Using the Definition 3.1, and conditions (i) and (ii), we get the desired result. □

This completes the proof of the theorem.

4 Example and the concluding remark

In the following, we construct an example of a sequence of positive linear operators satisfying the conditions of Theorem 2.1 but does not satisfy the conditions of the Korovkin approximation theorem due to of Boyanov and Veselinov [3] and the conditions of Theorem A.
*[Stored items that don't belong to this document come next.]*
def winograd_f24_filters(w):
    w64 = np.asarray(w, np.float64)
    U = np.zeros((4, 6) + w64.shape[:2], np.float64)
    for a in range(3):
        for b in range(3):
            U += (F24_G2[:, a][:, None, None, None] * w64[None, None, :, :, a, b]) * F24_G4[:, b][None, :, None, None]
    return U


F24_FLAG = 2


def cyl_layer_filters(w):
    wt = winograd_tile_weights(w)
    if w.shape[0] != 128:
        return wt, 0
    return np.concatenate([wt, winograd_f24_tile_weights(w)]), F24_FLAG


class CylindricalNet:

    def __init__(self, layers, device, f24=True):
        self.wt, self.bias, self.cin, self.cout, self.relu = [], [], [], [], []
        self.entry = "buf_cylindrical_net_wg"
        flags = []
        for w, b, relu in layers:
            cout, cin = w.shape[0], w.shape[1]
            wt, flag = cyl_layer_filters(w) if f24 else (winograd_tile_weights(w), 0)
            flags.append(flag)
            self.wt.append(torch.from_numpy(wt).to(device))
            self.bias.append(torch.from_numpy(np.ascontiguousarray(b, dtype=np.float32)).to(device))
            self.cin.append(cin); self.cout.append(cout); self.relu.append(1 if relu else 0)
        n = len(layers)
        self._wp = (C.c_void_p * n)(*[t.data_ptr() for t in self.wt])
        self._bp = (C.c_void_p * n)(*[t.data_ptr() for t in self.bias])
        self._ci = (C.c_int * n)(*self.cin)
        self._co = (C.c_int * n)(*self.cout)
        self._re = (C.c_int * n)(*[r | f for r, f in zip(self.relu, flags)])

    def __call__(self, x):
        L = _lib.lib()
        x = x.contiguous()
        P = x.shape[0]
        y = torch.empty((P, self.cout[-1], 7, 20), dtype=torch.float32, device=x.device)
        check(L.buf_cylindrical_net_wg(_ptr(x), P, self._wp, self._bp, self._ci, self._co, self._re, _ptr(y), _stream()), self.entry)
        return y


def split_tile_filters(w):
    L = _lib.lib()
    w = np.ascontiguousarray(w, dtype=np.float32)
    cout, cin = w.shape[0], w.shape[1]
    out = np.empty(L.buf_split_filter_count(cout, cin), dtype=np.uint16)
    check(L.buf_split_tile_filters(w.ctypes.data, cout, cin, out.ctypes.data), "buf_split_tile_filters")
    return out
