## Prefetch next row in LayerNorm backward and narrow per-thread width in reduce

The LayerNorm backward kernel now software-pipelines its row loop for bf16 with NV>=2: it loads dy, s and dres for the next row while computing the current one. Gamma stays packed as raw bf16 in registers, and inline-asm pins keep the loaded values in VGPRs. The order-0 reduction now handles 4 floats per thread instead of 8, with an 8-deep unrolled load loop and twice as many blocks, to raise memory-level parallelism. Explicit FMA and contraction-off helpers pin down the rounding of the dx math. The prefetch raises register pressure and may lower occupancy.

After: 498.5, median of 3. Within noise of the previous version (+0.1%).

```diff
diff --git a/chimera-st_amd/csrc/elementwise.hip b/chimera-st_amd/csrc/elementwise.hip
--- a/chimera-st_amd/csrc/elementwise.hip
+++ b/chimera-st_amd/csrc/elementwise.hip
@@ -650,30 +650,43 @@
   const cst_reduce_item& it = t.it[lo];
   const int64_t blk = b - it.block0;
   if (it.order == 0) {
-    const int64_t i0 = (blk * 1024 + threadIdx.x) * 8;
+    const int64_t i0 = (blk * 1024 + threadIdx.x) * 4;
     if (i0 >= it.L) return;
     const float* src = it.src + i0;
-    float v[8] = {0.0f, 0.0f, 0.0f, 0.0f, 0.0f, 0.0f, 0.0f, 0.0f};
+    f32x4 v = {0.0f, 0.0f, 0.0f, 0.0f};
     int sp = 0;
+    for (; sp + 8 <= it.P; sp += 8) {
+      f32x4 a[8];
+#pragma unroll
+      for (int u = 0; u < 8; ++u) a[u] = *reinterpret_cast<const f32x4*>(src + (int64_t)(sp + u) * it.stride);
+#pragma unroll
+      for (int u = 0; u < 8; ++u)
+#pragma unroll
+        for (int e = 0; e < 4; ++e) v[e] += a[u][e];
+    }
     for (; sp + 4 <= it.P; sp += 4) {
-      f32x4 a[4][2];
-#pragma unroll
-      for (int u = 0; u < 4; ++u) {
-        a[u][0] = *reinterpret_cast<const f32x4*>(src + (int64_t)(sp + u) * it.stride);
-        a[u][1] = *reinterpret_cast<const f32x4*>(src + (int64_t)(sp + u) * it.stride + 4);
-      }
+      f32x4 a[4];
+#pragma unroll
+      for (int u = 0; u < 4; ++u) a[u] = *reinterpret_cast<const f32x4*>(src + (int64_t)(sp + u) * it.stride);
 #pragma unroll
       for (int u = 0; u < 4; ++u)
 #pragma unroll
-        for (int e = 0; e < 4; ++e) { v[e] += a[u][0][e]; v[4 + e] += a[u][1][e]; }
+        for (int e = 0; e < 4; ++e) v[e] += a[u][e];
     }
     for (; sp < it.P; ++sp) {
-      const f32x4 a0 = *reinterpret_cast<const f32x4*>(src + (int64_t)sp * it.stride), a1 = *reinterpret_cast<const f32x4*>(src + (int64_t)sp * it.stride + 4);
-#pragma unroll
-      for (int e = 0; e < 4; ++e) { v[e] += a0[e]; v[4 + e] += a1[e]; }
-    }
-    if (it.dst_dtype == CST_BF16) store8((bf16_t*)it.dst + i0, v);
-    else store8((float*)it.dst + i0, v);
+      const f32x4 a0 = *reinterpret_cast<const f32x4*>(src + (int64_t)sp * it.stride);
+#pragma unroll
+      for (int e = 0; e < 4; ++e) v[e] += a0[e];
+    }
+    if (it.dst_dtype == CST_BF16) {
+      typedef __bf16 bf16x4_t __attribute__((ext_vector_type(4)));
+      bf16x4_t o;
+#pragma unroll
+      for (int e = 0; e < 4; ++e) o[e] = static_cast<__bf16>(v[e]);
+      *reinterpret_cast<bf16x4_t*>((bf16_t*)it.dst + i0) = o;
+    } else {
+      *reinterpret_cast<f32x4*>((float*)it.dst + i0) = v;
+    }
     return;
   }
   const int cl = threadIdx.x & 15, g = threadIdx.x >> 4;
@@ -722,7 +735,7 @@
     CST_REQUIRE((it.dst_dtype == CST_F32 || it.dst_dtype == CST_BF16) && (it.order == 0 || it.order == 1), "cst_reduce_multi: item %d: bad dst_dtype / order", i);
     t.it[i] = it;
     t.it[i].block0 = (int32_t)blocks;
-    blocks += it.order == 0 ? cst_ceil_div(it.L, 8192) : cst_ceil_div(it.L, 64);
+    blocks += it.order == 0 ? cst_ceil_div(it.L, 4096) : cst_ceil_div(it.L, 64);
     bytes += (double)it.L * ((double)it.P * 4.0 + cst_dtype_size(it.dst_dtype));
   }
   CST_REQUIRE(blocks < (1ll << 31), "cst_reduce_multi: too many blocks");
diff --git a/chimera-st_amd/csrc/layernorm.hip b/chimera-st_amd/csrc/layernorm.hip
--- a/chimera-st_amd/csrc/layernorm.hip
+++ b/chimera-st_amd/csrc/layernorm.hip
@@ -9,6 +9,7 @@
 template <> struct Raw8<bf16_t> {
   u32x4 r;
   __device__ __forceinline__ void load(const bf16_t* p) { r = *reinterpret_cast<const u32x4*>(p); }
+  __device__ __forceinline__ void pin() { asm volatile("" : "+v"(r)); }
   __device__ __forceinline__ void unpack(float (&v)[8]) const {
 #pragma unroll
     for (int i = 0; i < 4; ++i) { v[2 * i] = __uint_as_float(r[i] << 16); v[2 * i + 1] = __uint_as_float(r[i] & 0xffff0000u); }
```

Consider the sequence of classical Baskakov operators [2]

$$V_n(f;x):=\sum _{k=0}^{\mathrm{\infty }}f\left(\frac{k}{n}\right)\left(\genfrac{}{}{0ex}{}{n-1+k}{k}\right)x^k{(1+x)}^{-n-k},$$

where $0\le x$, $y\mathrm{\infty }$.

Let $L_n:C(I)\to C(I)$ be defined by

$$L_n(f;x)=(1+x_n)V_n(f;x),$$

where the sequence $x=(x_n)$ is defined by (1.2). Note that this sequence is statistically summable $(C,1)$ to 0 but neither convergent nor statistically convergent. Now

$$\begin{array}{c}{V}_n(1;x)=1,\hfill \\ V_n(e^{-s};x)={(1+x-x{e}^{-\frac{1}{n}})}^{-n},\hfill \\ V_n(e^{-2s};x^2)={(1+x^2-x^2{e}^{-\frac{1}{n}})}^{-n},\hfill \end{array}$$

we have that the sequence $(L_n)$ satisfies the conditions (2.2), (2.3), and (2.4). Hence, by Theorem 2.1, we have

$$C_1(\mathit{st})\text{-}\underset{n\to \mathrm{\infty }}{lim}{\parallel L_n(f)-f\parallel }_{\mathrm{\infty }}=0.$$

On the other hand, we get $L_n(f;0)=(1+x_n)f(0)$, since $V_n(f;0)=f(0)$, and hence

$${\parallel L_n(f;x)-f(x)\parallel }_{\mathrm{\infty }}\ge |L_n(f;0)-f(0)|=x_n|f(0)|.$$

We see that $(L_n)$ does not satisfy the conditions of the theorem of Boyanov and Veselinov as well as of Theorem A, since $(x_n)$ is neither convergent nor statistically convergent.

Hence, our Theorem 2.1 is stronger than that of Boyanov and Veselinov [3] as well as Theorem A.